_Work task_: Could you please count how many lines in the data below hold the string "first"? Reply with only the number.

_Records shown_:
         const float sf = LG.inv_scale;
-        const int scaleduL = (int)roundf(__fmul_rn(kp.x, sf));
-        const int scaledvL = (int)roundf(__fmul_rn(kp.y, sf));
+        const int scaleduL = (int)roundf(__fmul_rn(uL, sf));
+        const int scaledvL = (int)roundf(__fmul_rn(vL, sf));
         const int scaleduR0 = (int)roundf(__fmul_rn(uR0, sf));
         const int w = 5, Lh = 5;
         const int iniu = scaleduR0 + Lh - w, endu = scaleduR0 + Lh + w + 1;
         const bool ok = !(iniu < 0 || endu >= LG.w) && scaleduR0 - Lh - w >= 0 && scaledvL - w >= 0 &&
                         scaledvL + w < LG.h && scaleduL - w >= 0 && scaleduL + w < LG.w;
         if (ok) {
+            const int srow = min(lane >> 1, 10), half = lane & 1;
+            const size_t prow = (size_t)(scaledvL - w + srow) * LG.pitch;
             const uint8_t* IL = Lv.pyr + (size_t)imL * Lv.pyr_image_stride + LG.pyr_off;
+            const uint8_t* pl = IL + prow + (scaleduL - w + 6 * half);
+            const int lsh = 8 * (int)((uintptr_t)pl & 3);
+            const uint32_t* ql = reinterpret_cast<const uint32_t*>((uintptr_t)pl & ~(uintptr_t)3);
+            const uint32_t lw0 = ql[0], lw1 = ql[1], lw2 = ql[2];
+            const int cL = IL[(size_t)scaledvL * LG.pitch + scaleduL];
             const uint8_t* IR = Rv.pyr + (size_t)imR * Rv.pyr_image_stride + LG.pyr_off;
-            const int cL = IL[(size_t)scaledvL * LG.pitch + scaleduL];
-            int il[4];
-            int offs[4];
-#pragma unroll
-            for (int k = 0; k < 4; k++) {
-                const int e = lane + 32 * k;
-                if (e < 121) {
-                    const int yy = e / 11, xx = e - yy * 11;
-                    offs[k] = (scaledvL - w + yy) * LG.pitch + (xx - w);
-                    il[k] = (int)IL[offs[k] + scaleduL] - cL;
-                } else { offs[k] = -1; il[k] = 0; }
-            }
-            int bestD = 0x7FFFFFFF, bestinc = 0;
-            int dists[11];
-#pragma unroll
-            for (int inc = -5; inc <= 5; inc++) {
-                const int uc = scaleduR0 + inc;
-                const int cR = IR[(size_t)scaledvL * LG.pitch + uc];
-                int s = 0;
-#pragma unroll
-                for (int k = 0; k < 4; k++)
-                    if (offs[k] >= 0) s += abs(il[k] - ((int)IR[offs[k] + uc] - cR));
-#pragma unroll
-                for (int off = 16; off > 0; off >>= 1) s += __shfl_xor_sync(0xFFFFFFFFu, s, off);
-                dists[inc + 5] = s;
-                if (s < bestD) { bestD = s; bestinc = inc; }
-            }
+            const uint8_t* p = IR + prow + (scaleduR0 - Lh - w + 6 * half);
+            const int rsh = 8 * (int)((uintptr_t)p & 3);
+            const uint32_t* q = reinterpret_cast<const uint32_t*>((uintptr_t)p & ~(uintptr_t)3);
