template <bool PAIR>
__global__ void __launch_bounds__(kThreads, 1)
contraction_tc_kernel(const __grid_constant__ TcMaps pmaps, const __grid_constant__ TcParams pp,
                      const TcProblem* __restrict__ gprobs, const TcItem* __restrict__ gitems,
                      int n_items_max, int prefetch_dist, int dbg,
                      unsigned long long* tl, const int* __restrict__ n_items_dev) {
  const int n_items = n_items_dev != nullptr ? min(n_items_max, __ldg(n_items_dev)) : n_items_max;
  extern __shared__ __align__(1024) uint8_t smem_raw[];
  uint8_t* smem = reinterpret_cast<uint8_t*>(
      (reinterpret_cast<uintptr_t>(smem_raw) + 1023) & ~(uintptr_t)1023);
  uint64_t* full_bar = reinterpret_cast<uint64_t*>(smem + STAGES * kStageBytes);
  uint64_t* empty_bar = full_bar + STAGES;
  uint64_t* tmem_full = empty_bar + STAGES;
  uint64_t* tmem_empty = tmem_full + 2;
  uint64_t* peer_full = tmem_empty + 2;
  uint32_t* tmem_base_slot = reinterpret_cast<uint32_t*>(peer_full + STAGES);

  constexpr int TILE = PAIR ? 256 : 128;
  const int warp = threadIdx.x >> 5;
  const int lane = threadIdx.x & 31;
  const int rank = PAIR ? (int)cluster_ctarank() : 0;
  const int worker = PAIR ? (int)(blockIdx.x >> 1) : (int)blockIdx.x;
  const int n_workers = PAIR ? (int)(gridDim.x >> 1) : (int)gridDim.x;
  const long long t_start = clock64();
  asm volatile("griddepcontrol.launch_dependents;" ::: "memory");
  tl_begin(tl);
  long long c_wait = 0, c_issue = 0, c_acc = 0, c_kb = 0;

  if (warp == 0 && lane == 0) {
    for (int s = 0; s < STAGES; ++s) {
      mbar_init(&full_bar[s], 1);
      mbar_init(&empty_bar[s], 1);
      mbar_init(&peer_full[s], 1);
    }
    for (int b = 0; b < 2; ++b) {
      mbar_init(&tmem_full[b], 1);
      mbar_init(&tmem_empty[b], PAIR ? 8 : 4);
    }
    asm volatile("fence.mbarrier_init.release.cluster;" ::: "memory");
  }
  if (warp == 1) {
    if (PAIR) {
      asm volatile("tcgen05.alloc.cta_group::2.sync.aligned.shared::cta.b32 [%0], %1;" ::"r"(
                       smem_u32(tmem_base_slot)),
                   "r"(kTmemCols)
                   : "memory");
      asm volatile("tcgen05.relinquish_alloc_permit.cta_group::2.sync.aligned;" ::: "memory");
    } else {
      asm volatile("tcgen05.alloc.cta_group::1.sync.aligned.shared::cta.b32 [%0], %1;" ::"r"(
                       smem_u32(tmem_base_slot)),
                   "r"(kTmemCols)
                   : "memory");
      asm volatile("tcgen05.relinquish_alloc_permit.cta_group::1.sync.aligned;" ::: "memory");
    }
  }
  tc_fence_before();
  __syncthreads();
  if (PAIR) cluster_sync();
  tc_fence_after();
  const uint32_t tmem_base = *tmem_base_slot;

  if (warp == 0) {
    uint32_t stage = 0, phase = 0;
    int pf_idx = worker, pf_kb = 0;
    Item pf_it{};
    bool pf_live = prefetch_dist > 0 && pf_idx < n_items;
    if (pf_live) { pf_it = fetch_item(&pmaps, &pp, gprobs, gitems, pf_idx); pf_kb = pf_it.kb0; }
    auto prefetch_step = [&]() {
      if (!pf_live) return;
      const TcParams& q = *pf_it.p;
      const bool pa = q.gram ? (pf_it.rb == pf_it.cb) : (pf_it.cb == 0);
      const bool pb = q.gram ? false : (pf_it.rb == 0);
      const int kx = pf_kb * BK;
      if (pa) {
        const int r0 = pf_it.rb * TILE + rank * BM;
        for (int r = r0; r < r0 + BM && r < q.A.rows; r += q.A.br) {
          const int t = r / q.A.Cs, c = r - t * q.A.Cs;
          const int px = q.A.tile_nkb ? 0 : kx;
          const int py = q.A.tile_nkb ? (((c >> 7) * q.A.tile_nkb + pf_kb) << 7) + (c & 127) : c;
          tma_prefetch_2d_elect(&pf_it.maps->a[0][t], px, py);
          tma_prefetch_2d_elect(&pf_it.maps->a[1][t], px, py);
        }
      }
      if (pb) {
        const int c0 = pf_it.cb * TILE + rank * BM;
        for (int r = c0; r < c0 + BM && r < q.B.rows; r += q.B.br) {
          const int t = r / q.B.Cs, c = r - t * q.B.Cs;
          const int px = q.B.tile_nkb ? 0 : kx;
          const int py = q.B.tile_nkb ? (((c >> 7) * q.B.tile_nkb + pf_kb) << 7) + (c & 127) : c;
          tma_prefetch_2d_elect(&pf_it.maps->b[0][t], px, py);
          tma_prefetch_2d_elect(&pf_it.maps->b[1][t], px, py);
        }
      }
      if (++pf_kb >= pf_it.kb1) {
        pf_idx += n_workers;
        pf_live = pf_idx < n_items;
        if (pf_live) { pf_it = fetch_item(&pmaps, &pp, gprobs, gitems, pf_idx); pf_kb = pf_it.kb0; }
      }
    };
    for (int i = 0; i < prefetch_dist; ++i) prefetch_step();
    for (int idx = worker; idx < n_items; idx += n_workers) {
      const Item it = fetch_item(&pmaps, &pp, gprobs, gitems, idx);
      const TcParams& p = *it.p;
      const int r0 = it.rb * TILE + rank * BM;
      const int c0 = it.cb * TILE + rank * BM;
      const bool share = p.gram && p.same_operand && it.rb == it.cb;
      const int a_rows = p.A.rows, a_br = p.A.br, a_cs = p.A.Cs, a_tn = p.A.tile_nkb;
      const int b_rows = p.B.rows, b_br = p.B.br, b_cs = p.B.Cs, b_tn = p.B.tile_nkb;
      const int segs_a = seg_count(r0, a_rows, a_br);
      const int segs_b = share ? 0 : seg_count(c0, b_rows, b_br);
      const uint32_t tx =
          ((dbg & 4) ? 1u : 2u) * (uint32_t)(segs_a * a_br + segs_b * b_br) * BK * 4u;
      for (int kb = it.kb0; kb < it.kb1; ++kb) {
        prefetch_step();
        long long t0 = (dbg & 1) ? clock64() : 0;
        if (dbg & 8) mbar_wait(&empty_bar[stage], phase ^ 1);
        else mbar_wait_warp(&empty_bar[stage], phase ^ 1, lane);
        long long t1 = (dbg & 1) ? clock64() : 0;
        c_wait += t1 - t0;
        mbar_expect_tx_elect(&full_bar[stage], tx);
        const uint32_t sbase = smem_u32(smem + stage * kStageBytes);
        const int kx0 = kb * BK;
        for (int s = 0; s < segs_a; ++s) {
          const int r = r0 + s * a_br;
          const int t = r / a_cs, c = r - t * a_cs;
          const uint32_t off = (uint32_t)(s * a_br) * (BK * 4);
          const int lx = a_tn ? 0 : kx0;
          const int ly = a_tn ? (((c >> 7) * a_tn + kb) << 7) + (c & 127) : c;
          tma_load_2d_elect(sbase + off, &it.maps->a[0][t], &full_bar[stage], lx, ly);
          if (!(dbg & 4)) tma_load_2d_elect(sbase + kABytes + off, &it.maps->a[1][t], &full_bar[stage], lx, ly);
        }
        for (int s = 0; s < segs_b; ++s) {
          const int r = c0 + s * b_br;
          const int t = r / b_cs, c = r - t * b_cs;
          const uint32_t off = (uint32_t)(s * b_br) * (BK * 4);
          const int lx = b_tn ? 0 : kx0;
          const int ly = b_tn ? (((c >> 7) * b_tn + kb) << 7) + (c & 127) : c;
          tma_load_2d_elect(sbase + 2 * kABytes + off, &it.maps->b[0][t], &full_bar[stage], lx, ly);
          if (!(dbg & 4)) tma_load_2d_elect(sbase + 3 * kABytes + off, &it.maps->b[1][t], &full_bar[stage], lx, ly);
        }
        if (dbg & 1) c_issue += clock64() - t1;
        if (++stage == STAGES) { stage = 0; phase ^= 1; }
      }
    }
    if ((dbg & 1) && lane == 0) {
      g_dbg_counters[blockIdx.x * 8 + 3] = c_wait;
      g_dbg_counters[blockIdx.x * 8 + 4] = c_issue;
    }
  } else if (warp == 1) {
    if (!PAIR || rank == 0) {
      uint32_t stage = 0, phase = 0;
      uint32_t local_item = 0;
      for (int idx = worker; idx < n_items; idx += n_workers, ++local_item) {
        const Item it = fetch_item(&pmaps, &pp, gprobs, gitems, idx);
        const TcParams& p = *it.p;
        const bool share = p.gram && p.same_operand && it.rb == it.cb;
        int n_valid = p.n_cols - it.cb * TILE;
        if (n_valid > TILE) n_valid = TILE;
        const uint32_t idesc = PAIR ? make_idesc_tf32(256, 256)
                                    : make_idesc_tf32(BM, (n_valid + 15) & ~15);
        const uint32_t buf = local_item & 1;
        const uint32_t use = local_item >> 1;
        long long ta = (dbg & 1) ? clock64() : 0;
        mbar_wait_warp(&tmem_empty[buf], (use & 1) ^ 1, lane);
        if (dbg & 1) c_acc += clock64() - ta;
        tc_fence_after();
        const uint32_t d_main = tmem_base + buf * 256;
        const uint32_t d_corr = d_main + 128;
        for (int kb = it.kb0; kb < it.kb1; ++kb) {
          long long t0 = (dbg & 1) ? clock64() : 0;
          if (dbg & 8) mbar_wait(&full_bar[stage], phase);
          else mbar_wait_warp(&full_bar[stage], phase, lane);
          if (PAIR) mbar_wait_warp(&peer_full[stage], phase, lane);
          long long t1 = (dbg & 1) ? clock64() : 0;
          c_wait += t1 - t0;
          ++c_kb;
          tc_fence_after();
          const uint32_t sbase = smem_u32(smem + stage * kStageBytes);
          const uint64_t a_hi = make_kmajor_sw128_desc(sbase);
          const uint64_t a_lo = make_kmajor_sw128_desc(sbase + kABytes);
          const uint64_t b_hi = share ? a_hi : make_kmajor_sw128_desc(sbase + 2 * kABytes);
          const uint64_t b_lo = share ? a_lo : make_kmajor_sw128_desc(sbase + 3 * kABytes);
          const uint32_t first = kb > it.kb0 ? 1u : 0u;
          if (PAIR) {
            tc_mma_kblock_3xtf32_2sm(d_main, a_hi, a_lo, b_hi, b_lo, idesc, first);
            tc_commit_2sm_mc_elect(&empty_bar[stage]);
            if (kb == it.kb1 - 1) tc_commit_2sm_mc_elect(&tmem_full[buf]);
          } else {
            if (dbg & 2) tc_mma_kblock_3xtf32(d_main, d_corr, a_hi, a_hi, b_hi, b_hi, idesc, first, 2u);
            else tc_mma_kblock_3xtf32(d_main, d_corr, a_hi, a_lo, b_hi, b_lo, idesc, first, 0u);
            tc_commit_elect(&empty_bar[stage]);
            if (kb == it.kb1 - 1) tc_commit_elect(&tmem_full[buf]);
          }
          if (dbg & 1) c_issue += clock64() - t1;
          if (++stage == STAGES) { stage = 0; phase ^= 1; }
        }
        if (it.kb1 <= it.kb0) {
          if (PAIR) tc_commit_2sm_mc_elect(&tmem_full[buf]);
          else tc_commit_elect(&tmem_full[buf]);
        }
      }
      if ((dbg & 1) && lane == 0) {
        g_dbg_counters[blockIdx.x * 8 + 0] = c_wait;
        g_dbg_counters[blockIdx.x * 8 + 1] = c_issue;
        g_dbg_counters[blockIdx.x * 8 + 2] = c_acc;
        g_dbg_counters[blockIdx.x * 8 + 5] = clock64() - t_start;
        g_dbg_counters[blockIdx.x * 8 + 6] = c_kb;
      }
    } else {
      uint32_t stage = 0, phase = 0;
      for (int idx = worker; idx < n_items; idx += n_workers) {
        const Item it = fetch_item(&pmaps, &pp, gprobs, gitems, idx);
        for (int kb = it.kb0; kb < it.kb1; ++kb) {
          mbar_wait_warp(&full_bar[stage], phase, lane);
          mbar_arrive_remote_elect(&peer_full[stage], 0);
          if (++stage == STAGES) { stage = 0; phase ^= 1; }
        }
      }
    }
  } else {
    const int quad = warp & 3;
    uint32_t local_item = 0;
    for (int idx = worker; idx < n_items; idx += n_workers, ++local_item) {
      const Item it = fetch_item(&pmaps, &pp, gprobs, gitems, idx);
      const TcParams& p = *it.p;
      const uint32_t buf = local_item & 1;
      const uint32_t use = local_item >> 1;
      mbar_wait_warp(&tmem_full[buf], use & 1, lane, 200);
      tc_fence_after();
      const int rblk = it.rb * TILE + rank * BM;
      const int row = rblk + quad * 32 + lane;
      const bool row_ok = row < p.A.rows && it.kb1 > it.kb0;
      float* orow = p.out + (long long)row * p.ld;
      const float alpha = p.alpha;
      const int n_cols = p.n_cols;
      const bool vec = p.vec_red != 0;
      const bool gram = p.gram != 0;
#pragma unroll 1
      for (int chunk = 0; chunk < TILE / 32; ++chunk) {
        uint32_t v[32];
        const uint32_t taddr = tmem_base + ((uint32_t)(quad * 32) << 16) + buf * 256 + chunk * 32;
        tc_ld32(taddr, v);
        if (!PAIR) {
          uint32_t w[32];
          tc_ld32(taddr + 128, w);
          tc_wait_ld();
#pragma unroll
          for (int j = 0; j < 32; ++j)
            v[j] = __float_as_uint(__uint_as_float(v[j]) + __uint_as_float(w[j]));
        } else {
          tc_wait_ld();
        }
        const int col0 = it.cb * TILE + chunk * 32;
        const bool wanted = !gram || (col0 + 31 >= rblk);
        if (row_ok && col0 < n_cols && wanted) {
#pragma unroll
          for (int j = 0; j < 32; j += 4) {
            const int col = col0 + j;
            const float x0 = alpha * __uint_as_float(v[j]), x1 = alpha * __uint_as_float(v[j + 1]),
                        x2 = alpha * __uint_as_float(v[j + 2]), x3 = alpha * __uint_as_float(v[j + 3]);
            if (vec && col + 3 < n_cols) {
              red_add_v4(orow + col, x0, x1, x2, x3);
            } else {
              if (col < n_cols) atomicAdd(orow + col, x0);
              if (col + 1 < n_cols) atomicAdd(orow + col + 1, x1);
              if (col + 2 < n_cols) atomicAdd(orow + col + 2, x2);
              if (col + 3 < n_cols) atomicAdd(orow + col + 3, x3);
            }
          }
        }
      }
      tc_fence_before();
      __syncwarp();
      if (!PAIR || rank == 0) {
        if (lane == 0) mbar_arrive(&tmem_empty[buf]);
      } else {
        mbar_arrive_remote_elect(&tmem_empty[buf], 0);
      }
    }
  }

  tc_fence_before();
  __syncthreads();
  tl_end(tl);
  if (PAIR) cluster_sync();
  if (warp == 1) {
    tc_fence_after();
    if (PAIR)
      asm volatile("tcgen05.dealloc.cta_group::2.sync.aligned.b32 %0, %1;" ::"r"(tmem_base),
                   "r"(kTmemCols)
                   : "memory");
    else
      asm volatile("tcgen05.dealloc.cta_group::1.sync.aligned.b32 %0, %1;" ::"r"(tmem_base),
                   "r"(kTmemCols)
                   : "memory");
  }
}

_Task response_: 4